__Exercise__: Only the count is wanted here: how many lines of the entries hold the string "false"?

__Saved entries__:
-*-*-

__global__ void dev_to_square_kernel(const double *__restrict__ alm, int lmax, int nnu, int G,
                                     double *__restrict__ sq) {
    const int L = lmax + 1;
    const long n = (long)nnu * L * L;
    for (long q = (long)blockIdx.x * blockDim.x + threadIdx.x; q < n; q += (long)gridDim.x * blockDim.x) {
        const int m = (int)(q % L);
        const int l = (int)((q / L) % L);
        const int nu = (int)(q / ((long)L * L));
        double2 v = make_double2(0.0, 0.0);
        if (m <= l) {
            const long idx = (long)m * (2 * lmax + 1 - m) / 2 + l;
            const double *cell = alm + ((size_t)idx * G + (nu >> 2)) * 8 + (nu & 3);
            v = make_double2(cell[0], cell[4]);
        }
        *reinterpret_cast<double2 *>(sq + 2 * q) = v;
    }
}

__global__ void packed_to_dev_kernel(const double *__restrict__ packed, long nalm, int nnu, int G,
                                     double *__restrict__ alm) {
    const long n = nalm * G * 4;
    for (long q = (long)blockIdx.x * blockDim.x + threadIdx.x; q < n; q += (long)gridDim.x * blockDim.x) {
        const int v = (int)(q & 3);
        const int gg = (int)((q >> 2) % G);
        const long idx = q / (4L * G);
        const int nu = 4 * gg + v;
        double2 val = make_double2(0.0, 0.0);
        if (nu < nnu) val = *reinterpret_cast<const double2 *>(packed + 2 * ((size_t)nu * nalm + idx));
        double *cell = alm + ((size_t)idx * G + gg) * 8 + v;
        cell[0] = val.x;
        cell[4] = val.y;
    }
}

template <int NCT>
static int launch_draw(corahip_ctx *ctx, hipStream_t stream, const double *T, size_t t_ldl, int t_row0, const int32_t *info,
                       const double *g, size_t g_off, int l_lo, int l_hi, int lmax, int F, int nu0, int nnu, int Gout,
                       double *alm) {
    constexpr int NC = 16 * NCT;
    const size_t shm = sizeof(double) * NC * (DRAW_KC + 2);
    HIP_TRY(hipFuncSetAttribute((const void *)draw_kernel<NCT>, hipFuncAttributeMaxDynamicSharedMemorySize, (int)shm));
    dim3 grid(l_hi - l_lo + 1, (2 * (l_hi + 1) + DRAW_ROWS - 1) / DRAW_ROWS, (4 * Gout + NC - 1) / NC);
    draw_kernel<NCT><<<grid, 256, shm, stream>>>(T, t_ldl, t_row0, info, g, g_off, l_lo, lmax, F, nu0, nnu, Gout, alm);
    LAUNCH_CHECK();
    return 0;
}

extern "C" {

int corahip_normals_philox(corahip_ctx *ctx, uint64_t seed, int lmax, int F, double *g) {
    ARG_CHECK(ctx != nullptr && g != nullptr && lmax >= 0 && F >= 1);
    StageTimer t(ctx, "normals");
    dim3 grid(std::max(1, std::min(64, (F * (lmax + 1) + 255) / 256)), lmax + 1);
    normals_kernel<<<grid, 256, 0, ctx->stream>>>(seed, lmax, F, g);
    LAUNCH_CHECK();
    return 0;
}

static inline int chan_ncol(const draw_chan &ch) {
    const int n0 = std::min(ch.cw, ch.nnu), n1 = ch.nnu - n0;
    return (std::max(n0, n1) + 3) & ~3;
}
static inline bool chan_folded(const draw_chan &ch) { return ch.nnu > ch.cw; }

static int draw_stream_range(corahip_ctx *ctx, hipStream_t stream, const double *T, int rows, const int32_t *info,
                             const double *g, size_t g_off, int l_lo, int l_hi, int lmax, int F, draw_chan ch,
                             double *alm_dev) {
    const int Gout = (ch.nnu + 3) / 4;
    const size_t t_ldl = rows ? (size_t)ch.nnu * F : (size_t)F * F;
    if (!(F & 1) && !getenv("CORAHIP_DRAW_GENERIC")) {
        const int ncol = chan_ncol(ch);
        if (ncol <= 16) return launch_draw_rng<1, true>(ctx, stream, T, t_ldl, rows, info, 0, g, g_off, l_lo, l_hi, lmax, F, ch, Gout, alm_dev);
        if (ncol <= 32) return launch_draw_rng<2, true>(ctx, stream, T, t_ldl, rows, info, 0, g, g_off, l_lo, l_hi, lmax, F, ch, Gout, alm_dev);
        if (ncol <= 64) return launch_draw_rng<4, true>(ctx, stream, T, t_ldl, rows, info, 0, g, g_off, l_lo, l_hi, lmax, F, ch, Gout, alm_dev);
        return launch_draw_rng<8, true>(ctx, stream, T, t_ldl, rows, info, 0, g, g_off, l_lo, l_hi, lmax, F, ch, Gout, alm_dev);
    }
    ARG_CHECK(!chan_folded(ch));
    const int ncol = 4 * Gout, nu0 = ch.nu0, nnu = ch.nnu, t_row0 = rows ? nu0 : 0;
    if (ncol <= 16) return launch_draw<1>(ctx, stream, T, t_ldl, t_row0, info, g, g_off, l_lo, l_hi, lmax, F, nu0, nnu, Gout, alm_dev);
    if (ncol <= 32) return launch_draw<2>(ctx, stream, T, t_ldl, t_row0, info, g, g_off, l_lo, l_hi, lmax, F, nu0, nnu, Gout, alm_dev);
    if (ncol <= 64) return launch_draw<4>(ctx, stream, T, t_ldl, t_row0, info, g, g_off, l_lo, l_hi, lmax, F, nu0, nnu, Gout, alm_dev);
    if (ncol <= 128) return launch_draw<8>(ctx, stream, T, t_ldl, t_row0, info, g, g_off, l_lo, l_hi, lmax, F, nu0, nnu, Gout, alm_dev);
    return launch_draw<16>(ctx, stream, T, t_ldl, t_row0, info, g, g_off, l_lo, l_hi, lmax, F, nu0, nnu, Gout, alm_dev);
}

-*-*-

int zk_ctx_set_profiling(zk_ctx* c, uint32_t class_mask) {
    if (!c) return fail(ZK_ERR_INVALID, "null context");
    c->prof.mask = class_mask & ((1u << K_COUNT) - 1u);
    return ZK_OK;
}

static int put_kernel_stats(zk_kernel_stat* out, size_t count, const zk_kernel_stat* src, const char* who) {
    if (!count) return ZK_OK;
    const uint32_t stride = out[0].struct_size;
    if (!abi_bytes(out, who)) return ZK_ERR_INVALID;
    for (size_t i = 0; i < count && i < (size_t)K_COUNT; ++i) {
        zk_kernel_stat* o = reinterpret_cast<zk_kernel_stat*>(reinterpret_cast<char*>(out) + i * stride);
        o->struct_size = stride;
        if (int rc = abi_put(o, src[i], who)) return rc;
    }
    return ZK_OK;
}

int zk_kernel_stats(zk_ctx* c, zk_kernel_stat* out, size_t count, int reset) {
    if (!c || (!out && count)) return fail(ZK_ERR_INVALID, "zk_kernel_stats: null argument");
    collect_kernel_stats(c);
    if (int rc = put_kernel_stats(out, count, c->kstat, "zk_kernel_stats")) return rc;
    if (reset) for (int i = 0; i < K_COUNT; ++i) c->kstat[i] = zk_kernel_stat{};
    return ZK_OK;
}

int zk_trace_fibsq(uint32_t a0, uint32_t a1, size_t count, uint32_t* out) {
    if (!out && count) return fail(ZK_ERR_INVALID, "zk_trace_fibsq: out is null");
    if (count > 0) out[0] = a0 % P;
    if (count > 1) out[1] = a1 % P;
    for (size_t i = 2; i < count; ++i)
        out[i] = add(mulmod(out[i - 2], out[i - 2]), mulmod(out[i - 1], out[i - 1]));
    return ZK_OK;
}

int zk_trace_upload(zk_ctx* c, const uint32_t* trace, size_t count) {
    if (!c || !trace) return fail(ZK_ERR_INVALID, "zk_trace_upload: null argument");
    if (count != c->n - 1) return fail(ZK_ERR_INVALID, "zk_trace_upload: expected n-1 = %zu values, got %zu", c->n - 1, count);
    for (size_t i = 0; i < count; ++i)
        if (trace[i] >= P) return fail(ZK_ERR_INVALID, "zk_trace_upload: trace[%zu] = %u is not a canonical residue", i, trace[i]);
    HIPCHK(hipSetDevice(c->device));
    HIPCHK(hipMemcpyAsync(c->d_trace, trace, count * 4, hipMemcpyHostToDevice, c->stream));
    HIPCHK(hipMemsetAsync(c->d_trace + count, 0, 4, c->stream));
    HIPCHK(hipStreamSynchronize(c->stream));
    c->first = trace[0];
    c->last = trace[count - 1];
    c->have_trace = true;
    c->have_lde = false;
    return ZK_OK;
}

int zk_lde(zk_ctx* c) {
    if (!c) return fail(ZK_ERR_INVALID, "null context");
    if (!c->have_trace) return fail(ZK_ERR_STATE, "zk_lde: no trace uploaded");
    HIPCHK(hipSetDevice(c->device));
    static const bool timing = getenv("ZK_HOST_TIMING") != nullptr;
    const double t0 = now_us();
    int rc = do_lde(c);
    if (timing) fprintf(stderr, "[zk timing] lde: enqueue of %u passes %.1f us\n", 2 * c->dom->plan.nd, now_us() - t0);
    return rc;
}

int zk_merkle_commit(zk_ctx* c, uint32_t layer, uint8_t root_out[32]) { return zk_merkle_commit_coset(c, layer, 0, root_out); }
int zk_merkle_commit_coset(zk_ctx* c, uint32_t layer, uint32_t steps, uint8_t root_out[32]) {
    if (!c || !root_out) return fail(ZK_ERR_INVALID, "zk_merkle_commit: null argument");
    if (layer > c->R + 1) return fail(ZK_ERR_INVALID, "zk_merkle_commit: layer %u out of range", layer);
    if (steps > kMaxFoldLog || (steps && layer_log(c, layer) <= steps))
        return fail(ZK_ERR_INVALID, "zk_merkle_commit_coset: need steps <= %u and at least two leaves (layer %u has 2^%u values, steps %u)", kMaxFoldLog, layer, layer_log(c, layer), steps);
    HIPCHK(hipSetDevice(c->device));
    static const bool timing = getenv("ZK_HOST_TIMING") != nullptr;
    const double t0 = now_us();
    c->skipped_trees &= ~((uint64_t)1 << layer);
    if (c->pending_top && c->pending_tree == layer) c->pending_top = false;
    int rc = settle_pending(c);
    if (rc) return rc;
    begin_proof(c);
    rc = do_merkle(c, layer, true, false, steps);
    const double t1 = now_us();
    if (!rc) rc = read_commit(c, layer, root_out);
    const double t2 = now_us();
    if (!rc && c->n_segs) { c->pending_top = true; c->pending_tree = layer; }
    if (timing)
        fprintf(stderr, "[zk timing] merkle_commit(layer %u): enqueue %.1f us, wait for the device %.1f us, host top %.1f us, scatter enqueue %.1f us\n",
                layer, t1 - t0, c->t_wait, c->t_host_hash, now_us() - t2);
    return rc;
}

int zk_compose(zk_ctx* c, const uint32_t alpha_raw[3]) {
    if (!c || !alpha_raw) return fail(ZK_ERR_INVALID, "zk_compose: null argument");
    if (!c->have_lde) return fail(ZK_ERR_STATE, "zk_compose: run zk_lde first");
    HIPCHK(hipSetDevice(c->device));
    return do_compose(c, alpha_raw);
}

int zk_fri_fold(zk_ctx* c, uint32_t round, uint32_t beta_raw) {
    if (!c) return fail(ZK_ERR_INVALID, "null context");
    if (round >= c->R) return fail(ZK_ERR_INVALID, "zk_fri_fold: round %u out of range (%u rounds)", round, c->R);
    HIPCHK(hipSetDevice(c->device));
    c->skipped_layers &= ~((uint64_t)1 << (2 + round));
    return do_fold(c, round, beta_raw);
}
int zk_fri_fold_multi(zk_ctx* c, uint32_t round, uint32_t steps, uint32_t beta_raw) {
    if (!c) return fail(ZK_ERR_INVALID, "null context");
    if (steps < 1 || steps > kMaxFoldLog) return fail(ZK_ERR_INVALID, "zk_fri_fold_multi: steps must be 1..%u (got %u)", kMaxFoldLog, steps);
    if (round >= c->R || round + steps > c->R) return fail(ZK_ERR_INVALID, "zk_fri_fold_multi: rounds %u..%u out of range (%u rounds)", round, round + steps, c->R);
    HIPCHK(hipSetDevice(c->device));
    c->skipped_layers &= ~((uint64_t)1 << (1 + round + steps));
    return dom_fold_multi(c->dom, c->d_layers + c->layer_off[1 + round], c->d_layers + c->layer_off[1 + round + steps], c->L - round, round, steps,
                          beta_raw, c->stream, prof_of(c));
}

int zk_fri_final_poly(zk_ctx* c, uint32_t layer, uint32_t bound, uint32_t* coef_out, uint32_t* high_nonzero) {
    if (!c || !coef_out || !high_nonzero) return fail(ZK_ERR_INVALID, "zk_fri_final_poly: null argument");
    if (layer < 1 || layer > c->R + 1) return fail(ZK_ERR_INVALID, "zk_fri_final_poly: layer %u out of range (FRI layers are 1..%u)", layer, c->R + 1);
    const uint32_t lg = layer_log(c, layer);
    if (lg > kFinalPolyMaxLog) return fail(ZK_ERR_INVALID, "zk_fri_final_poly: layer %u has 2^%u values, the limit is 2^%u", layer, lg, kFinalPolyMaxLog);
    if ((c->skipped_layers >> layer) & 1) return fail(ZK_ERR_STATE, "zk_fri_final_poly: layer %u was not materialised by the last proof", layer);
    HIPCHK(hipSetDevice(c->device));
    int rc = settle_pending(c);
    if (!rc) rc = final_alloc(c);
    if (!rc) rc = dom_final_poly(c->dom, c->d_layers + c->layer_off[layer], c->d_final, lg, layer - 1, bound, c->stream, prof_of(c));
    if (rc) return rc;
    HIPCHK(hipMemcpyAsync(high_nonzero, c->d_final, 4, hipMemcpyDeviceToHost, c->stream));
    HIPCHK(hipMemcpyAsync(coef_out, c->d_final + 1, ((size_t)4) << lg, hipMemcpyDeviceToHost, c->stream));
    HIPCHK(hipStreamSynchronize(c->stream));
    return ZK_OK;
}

-*-*-

__Completed task__: 3